--- SUPPLIED MATERIAL Enclosed Below ---
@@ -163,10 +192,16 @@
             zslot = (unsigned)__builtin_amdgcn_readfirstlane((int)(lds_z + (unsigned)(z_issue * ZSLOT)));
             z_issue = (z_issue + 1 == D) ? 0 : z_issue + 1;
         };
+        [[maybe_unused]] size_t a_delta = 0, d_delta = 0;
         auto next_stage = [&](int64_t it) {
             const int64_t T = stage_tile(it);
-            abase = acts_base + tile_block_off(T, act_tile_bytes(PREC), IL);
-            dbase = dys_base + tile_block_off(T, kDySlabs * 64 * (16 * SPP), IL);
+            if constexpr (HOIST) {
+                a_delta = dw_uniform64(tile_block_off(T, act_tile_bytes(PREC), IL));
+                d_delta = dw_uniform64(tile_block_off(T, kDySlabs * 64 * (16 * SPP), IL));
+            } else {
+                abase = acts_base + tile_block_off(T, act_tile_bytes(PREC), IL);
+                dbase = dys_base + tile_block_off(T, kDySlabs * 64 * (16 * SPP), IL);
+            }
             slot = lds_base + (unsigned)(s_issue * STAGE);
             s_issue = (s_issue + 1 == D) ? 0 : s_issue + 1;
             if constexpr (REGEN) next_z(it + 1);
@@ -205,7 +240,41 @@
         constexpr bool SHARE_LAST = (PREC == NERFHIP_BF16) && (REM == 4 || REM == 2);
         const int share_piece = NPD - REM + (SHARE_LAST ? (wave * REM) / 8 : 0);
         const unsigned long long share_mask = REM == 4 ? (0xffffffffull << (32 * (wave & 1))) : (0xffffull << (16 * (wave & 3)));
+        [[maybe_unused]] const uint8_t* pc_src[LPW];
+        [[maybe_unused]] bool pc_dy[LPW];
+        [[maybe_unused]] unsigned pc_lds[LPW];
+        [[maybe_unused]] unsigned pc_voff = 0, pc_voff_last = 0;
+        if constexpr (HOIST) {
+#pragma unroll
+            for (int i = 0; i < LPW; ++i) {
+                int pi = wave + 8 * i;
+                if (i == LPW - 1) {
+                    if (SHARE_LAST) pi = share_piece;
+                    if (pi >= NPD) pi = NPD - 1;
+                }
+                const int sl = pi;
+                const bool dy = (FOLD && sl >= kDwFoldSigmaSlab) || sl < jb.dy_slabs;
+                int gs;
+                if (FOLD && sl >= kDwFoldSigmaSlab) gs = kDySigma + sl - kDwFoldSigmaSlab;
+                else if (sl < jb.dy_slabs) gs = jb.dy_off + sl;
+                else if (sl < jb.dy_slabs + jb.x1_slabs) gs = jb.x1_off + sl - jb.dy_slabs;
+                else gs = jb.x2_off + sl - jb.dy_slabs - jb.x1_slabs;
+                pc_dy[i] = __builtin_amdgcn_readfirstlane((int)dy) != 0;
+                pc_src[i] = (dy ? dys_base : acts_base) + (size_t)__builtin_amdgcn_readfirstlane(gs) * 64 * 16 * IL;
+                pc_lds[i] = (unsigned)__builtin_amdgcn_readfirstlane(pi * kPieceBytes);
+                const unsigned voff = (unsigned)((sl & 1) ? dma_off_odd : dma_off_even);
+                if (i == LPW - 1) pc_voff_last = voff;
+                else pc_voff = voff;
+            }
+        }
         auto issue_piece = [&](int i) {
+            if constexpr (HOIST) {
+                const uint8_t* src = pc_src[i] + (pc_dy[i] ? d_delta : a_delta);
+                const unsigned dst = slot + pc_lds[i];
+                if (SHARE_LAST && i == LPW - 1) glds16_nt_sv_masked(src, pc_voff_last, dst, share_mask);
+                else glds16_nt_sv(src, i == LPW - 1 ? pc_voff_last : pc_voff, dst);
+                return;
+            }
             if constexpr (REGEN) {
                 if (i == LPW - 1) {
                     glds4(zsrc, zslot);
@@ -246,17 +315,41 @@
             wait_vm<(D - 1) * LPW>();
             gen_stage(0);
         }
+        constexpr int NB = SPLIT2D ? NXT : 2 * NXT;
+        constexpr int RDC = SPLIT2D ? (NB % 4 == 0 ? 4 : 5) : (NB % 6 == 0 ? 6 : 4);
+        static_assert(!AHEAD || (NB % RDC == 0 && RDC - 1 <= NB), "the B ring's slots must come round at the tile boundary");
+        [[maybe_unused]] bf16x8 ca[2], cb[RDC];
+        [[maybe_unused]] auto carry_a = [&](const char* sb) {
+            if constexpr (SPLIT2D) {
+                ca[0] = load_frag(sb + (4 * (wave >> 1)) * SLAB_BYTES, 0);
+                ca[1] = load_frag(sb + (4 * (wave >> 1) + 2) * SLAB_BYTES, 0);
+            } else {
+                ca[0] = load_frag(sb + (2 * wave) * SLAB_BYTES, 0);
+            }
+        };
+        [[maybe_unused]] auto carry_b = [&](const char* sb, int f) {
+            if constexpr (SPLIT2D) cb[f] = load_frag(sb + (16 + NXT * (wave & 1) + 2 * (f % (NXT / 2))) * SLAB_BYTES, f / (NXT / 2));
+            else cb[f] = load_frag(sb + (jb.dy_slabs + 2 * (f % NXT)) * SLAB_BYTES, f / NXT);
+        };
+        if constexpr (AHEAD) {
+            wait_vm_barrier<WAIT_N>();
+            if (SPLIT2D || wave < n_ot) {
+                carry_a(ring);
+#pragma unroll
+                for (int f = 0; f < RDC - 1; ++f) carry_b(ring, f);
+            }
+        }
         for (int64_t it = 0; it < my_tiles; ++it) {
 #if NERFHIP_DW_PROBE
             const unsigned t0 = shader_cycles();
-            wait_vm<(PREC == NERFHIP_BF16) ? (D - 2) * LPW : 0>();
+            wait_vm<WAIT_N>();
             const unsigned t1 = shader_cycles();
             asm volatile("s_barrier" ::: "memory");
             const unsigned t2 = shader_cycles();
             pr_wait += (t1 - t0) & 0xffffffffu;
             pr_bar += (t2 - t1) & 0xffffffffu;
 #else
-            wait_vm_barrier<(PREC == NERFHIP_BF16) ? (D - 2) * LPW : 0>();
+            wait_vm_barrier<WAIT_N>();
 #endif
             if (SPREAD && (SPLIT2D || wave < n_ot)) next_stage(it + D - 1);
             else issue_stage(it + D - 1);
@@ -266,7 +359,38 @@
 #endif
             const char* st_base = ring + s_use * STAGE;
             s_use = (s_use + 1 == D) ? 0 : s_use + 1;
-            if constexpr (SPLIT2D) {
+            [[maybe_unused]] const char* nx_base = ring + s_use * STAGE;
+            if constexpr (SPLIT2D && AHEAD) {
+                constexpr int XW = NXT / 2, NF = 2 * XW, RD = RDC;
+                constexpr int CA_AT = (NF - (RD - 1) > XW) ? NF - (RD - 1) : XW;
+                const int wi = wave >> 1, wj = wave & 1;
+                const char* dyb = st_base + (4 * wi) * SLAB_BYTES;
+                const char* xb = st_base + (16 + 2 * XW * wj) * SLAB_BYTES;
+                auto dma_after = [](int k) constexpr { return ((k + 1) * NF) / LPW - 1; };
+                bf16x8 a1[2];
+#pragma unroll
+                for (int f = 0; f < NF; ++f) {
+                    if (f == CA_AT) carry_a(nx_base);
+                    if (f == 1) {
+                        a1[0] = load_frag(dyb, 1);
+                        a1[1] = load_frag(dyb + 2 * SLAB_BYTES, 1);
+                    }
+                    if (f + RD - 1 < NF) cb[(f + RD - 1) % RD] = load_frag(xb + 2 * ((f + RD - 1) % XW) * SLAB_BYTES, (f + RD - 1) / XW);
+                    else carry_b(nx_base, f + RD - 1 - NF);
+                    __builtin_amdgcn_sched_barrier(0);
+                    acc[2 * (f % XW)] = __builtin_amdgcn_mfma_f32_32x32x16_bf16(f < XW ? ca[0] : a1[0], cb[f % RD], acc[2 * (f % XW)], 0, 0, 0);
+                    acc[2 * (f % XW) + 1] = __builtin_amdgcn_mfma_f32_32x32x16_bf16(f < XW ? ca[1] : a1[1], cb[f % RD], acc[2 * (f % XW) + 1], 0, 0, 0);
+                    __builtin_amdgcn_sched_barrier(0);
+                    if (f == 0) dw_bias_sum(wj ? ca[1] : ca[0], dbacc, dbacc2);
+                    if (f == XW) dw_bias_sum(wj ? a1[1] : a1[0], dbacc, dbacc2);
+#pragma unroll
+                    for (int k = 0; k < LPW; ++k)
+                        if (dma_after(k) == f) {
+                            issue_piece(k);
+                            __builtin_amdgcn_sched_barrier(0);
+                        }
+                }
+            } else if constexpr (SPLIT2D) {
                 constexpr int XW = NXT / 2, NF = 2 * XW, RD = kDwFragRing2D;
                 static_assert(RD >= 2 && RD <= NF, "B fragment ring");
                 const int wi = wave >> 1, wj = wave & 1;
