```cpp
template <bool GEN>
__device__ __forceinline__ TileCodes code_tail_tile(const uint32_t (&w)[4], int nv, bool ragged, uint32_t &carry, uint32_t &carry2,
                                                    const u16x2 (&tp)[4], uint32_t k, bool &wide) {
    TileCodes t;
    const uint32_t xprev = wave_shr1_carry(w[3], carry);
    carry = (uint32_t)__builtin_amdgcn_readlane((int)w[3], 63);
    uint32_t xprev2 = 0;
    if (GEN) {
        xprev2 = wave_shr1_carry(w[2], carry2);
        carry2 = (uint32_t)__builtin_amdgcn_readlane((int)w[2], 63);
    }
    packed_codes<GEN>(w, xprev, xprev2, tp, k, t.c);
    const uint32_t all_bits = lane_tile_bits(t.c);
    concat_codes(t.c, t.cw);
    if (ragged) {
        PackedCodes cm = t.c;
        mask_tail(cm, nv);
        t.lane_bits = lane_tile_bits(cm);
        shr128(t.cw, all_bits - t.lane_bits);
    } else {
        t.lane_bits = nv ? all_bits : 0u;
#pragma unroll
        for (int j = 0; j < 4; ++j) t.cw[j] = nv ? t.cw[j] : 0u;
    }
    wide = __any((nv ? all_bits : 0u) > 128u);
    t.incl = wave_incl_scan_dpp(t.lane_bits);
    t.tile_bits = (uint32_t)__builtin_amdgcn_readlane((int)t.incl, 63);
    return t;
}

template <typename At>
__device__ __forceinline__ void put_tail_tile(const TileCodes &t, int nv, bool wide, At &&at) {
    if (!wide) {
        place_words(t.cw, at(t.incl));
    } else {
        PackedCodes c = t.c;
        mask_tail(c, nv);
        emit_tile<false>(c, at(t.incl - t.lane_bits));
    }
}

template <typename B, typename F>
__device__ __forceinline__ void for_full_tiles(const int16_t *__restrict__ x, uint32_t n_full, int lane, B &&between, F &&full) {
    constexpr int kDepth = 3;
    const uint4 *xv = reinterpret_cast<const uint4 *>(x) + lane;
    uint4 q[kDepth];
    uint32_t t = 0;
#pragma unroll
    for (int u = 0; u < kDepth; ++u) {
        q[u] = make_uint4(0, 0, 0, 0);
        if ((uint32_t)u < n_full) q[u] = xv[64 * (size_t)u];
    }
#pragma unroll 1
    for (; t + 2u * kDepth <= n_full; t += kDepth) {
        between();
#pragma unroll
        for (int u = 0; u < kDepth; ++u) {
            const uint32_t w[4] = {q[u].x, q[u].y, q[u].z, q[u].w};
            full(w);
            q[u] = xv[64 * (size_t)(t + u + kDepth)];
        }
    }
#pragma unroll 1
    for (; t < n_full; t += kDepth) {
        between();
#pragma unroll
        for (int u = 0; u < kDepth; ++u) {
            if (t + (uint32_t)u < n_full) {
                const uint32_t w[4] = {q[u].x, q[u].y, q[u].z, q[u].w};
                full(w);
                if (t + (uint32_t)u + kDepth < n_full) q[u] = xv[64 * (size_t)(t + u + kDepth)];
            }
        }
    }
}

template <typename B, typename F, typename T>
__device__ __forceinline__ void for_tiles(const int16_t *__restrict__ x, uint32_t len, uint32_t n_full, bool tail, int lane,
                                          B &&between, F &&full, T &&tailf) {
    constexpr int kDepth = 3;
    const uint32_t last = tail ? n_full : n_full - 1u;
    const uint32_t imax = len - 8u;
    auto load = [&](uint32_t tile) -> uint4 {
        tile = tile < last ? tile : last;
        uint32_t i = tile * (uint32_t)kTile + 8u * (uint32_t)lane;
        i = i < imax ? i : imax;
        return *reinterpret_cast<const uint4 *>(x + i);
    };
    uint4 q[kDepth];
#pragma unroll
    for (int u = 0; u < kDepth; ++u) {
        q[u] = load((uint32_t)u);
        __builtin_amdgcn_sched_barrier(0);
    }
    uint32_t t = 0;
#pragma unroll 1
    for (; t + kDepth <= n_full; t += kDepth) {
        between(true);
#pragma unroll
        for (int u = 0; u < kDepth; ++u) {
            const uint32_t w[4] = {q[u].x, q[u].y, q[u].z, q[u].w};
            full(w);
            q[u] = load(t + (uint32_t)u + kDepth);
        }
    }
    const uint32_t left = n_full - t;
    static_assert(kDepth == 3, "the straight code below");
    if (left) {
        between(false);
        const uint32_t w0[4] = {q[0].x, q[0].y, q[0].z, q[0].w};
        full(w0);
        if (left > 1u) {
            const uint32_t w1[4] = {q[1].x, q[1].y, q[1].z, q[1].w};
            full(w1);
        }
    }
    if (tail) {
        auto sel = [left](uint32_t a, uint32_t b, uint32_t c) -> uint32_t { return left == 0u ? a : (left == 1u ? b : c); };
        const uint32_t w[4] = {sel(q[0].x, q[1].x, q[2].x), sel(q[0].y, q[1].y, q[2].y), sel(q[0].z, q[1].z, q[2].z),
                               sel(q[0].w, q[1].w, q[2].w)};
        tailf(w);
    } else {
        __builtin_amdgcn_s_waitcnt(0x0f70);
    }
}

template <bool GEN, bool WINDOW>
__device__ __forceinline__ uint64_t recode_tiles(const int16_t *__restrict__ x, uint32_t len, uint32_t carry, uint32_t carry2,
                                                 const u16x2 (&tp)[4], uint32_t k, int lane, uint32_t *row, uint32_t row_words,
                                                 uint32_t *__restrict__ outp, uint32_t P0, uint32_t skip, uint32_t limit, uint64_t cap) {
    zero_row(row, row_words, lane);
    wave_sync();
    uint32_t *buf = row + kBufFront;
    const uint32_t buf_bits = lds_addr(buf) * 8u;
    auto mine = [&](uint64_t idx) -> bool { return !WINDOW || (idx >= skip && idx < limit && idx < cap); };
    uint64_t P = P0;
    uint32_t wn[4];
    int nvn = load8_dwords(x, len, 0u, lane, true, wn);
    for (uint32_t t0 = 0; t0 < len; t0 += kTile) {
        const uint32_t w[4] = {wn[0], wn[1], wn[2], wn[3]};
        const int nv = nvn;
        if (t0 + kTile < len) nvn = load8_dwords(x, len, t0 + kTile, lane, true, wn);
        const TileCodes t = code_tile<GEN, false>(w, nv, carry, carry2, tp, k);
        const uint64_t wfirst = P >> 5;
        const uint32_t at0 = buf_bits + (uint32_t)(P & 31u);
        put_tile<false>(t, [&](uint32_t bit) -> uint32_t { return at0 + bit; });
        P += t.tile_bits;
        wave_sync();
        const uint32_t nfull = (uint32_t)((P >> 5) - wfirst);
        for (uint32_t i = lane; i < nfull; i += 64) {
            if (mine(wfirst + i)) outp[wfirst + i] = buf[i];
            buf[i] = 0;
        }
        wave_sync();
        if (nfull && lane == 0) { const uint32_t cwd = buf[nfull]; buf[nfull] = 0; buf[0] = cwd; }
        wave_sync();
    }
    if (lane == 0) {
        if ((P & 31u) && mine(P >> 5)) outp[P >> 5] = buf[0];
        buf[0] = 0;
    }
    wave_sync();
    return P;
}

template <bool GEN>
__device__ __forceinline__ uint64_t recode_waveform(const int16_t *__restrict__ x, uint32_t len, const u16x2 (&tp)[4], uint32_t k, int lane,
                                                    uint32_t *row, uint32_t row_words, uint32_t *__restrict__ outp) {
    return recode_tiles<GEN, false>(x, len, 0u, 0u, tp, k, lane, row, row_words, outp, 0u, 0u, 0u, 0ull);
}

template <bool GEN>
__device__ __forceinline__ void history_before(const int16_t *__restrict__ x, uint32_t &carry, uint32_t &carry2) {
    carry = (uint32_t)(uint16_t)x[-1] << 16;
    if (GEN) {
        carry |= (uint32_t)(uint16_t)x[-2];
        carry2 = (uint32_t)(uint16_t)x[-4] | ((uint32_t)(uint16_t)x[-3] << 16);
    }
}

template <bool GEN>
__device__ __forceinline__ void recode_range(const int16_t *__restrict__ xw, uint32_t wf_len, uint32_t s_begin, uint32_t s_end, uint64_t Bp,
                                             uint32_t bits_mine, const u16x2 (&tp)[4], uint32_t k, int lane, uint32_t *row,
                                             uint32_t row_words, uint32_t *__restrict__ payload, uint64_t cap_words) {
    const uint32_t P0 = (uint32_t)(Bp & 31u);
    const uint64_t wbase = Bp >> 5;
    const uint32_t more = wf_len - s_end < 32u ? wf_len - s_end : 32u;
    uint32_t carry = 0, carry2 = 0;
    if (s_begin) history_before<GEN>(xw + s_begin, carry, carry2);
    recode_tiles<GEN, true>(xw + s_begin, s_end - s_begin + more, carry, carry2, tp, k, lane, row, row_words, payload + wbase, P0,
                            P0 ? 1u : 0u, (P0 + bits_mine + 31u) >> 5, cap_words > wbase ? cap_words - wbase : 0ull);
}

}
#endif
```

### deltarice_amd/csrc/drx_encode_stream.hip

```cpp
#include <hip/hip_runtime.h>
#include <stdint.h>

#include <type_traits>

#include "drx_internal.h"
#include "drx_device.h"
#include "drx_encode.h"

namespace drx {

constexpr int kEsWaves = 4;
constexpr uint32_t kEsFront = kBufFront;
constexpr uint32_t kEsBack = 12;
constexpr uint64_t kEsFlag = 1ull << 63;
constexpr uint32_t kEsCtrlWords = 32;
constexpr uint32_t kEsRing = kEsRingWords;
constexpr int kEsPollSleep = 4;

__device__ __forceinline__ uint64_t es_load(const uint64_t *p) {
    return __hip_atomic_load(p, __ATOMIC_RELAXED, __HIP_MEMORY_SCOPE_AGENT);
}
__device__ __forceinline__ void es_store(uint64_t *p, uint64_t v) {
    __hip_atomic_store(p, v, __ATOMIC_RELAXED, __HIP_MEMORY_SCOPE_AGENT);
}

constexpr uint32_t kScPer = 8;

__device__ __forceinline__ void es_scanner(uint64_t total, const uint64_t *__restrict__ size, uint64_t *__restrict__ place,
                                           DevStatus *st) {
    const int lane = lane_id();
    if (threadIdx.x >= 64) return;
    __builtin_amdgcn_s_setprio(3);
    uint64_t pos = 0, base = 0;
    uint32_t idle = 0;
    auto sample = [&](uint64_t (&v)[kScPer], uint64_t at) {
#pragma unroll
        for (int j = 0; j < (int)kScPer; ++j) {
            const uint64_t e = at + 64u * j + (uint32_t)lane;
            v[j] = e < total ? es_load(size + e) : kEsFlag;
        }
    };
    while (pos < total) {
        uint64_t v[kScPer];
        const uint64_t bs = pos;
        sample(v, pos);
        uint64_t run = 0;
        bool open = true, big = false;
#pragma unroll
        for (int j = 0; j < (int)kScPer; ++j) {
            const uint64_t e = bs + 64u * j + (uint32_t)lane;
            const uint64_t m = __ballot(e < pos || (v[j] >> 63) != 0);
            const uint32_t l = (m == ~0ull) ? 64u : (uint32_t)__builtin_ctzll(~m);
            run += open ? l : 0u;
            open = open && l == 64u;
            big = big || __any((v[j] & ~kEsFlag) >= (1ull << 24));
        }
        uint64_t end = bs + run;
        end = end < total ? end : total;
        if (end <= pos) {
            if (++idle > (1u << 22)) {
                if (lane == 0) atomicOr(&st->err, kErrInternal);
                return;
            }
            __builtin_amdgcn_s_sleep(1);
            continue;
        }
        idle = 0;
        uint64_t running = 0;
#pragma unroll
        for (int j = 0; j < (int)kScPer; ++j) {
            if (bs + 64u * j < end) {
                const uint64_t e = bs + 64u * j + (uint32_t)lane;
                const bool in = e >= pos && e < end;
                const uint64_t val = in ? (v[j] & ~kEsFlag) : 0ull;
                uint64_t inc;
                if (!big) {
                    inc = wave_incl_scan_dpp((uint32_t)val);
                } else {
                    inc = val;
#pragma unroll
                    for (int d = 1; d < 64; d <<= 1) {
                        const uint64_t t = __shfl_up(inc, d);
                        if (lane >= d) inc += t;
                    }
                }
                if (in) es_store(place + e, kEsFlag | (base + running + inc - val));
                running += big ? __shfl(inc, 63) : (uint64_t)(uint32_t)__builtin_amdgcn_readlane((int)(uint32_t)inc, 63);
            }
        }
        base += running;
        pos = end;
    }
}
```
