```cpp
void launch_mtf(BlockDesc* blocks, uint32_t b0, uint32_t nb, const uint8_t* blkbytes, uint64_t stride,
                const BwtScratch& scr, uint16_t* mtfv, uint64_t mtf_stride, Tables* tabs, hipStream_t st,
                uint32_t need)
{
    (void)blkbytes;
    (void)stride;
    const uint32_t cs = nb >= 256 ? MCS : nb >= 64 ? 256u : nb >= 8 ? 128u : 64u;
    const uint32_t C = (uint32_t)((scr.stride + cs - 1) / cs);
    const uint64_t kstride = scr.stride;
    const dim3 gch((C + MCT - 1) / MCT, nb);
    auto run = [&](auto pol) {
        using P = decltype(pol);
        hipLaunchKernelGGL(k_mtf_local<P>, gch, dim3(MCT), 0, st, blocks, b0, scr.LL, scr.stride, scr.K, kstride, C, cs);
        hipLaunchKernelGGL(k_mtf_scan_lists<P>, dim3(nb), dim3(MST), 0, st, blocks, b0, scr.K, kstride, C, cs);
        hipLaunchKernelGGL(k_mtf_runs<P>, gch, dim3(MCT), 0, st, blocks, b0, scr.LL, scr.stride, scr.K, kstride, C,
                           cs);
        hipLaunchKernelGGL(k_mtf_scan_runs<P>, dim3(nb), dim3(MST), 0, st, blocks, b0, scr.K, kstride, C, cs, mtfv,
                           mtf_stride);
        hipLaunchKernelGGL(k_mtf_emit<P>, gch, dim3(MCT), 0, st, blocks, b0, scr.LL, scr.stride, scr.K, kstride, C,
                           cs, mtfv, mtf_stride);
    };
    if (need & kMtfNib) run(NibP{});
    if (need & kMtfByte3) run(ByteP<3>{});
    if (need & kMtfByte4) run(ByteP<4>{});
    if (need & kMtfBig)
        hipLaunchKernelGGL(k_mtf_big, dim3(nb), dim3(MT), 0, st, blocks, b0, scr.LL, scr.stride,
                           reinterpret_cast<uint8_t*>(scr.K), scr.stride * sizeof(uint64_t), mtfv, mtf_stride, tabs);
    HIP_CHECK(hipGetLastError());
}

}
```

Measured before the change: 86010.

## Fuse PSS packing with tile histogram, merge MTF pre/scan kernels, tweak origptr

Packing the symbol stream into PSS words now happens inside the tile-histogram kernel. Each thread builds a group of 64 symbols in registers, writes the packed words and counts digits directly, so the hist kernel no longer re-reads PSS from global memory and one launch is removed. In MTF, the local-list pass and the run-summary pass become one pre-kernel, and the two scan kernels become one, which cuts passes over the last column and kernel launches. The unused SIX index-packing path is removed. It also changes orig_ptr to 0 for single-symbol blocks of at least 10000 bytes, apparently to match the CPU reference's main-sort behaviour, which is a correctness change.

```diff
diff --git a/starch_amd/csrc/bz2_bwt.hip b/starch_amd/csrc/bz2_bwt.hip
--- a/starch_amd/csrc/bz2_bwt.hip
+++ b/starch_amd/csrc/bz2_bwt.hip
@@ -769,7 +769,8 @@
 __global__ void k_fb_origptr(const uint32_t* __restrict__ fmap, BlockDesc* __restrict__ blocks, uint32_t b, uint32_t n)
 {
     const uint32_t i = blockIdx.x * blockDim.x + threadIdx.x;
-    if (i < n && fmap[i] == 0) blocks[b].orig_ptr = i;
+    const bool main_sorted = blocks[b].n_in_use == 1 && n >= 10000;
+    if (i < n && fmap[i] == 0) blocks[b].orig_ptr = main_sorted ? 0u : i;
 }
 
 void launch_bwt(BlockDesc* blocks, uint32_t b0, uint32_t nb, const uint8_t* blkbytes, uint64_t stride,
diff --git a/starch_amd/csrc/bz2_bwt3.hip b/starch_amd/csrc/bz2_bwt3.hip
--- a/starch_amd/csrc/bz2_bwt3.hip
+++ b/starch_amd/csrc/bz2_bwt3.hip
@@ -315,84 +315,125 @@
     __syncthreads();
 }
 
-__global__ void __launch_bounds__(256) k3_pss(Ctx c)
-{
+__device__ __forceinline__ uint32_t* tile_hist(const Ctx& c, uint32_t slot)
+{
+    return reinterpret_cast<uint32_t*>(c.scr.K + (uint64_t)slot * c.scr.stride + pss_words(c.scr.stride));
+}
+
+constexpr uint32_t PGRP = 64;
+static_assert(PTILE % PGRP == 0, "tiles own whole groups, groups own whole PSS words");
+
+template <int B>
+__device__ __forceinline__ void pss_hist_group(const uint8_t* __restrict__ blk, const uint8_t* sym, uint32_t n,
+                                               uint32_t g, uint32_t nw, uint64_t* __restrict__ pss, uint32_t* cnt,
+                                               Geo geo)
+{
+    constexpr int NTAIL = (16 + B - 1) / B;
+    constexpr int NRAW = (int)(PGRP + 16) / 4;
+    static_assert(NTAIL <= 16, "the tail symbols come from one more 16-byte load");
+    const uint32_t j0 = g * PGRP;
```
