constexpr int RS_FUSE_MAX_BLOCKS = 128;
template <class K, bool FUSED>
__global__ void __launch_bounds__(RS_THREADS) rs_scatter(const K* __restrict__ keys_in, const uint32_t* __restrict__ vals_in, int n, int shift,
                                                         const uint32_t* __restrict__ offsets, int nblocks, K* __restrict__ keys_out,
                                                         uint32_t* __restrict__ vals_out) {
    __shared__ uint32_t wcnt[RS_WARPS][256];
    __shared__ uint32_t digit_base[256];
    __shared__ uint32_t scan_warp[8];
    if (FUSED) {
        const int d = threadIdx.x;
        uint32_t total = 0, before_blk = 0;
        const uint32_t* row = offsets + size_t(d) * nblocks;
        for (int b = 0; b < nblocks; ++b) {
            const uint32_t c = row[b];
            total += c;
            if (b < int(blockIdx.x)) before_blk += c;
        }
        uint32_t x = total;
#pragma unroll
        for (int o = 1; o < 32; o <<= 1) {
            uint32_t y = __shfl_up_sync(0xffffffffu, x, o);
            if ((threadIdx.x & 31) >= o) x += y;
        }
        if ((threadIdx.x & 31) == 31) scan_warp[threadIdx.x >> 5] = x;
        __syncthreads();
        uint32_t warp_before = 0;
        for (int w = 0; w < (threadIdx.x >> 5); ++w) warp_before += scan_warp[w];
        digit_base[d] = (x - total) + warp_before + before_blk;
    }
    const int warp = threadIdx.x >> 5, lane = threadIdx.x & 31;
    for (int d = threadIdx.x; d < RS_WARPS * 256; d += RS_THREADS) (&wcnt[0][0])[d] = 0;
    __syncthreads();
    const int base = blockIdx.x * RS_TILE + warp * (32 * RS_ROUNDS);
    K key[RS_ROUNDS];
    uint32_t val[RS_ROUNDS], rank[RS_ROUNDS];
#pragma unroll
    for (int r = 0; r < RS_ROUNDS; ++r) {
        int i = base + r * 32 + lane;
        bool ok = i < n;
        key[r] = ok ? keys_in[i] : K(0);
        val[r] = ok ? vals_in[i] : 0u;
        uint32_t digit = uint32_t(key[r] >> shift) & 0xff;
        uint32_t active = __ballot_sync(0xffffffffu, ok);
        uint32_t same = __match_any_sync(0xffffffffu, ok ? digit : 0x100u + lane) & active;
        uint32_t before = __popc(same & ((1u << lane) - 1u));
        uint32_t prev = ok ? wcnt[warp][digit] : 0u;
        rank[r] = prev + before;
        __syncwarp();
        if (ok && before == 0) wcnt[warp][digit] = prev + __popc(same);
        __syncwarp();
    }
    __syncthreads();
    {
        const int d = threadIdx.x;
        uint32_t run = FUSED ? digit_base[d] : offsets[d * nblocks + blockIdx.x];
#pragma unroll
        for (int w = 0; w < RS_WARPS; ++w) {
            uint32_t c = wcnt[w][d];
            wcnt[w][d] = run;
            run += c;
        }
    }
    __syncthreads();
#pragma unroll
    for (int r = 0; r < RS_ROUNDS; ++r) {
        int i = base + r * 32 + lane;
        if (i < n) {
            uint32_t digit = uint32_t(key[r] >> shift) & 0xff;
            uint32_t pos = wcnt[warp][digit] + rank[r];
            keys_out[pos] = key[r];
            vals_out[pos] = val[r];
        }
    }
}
--- End of Enclosed SUPPLIED MATERIAL ---
▶ **WHAT THIS TASK INVOLVES**: From the entries above, write out only the lines starting at the line that holds "bf16x8 ca[2], cb[RDC];" and ending at the line that holds "1)) * SLAB_BYTES, 0);", keeping both and matching them exactly.

▶ **THE COMPLETED TASK**:
+        [[maybe_unused]] bf16x8 ca[2], cb[RDC];
+        [[maybe_unused]] auto carry_a = [&](const char* sb) {
+            if constexpr (SPLIT2D) {
+                ca[0] = load_frag(sb + (4 * (wave >> 1)) * SLAB_BYTES, 0);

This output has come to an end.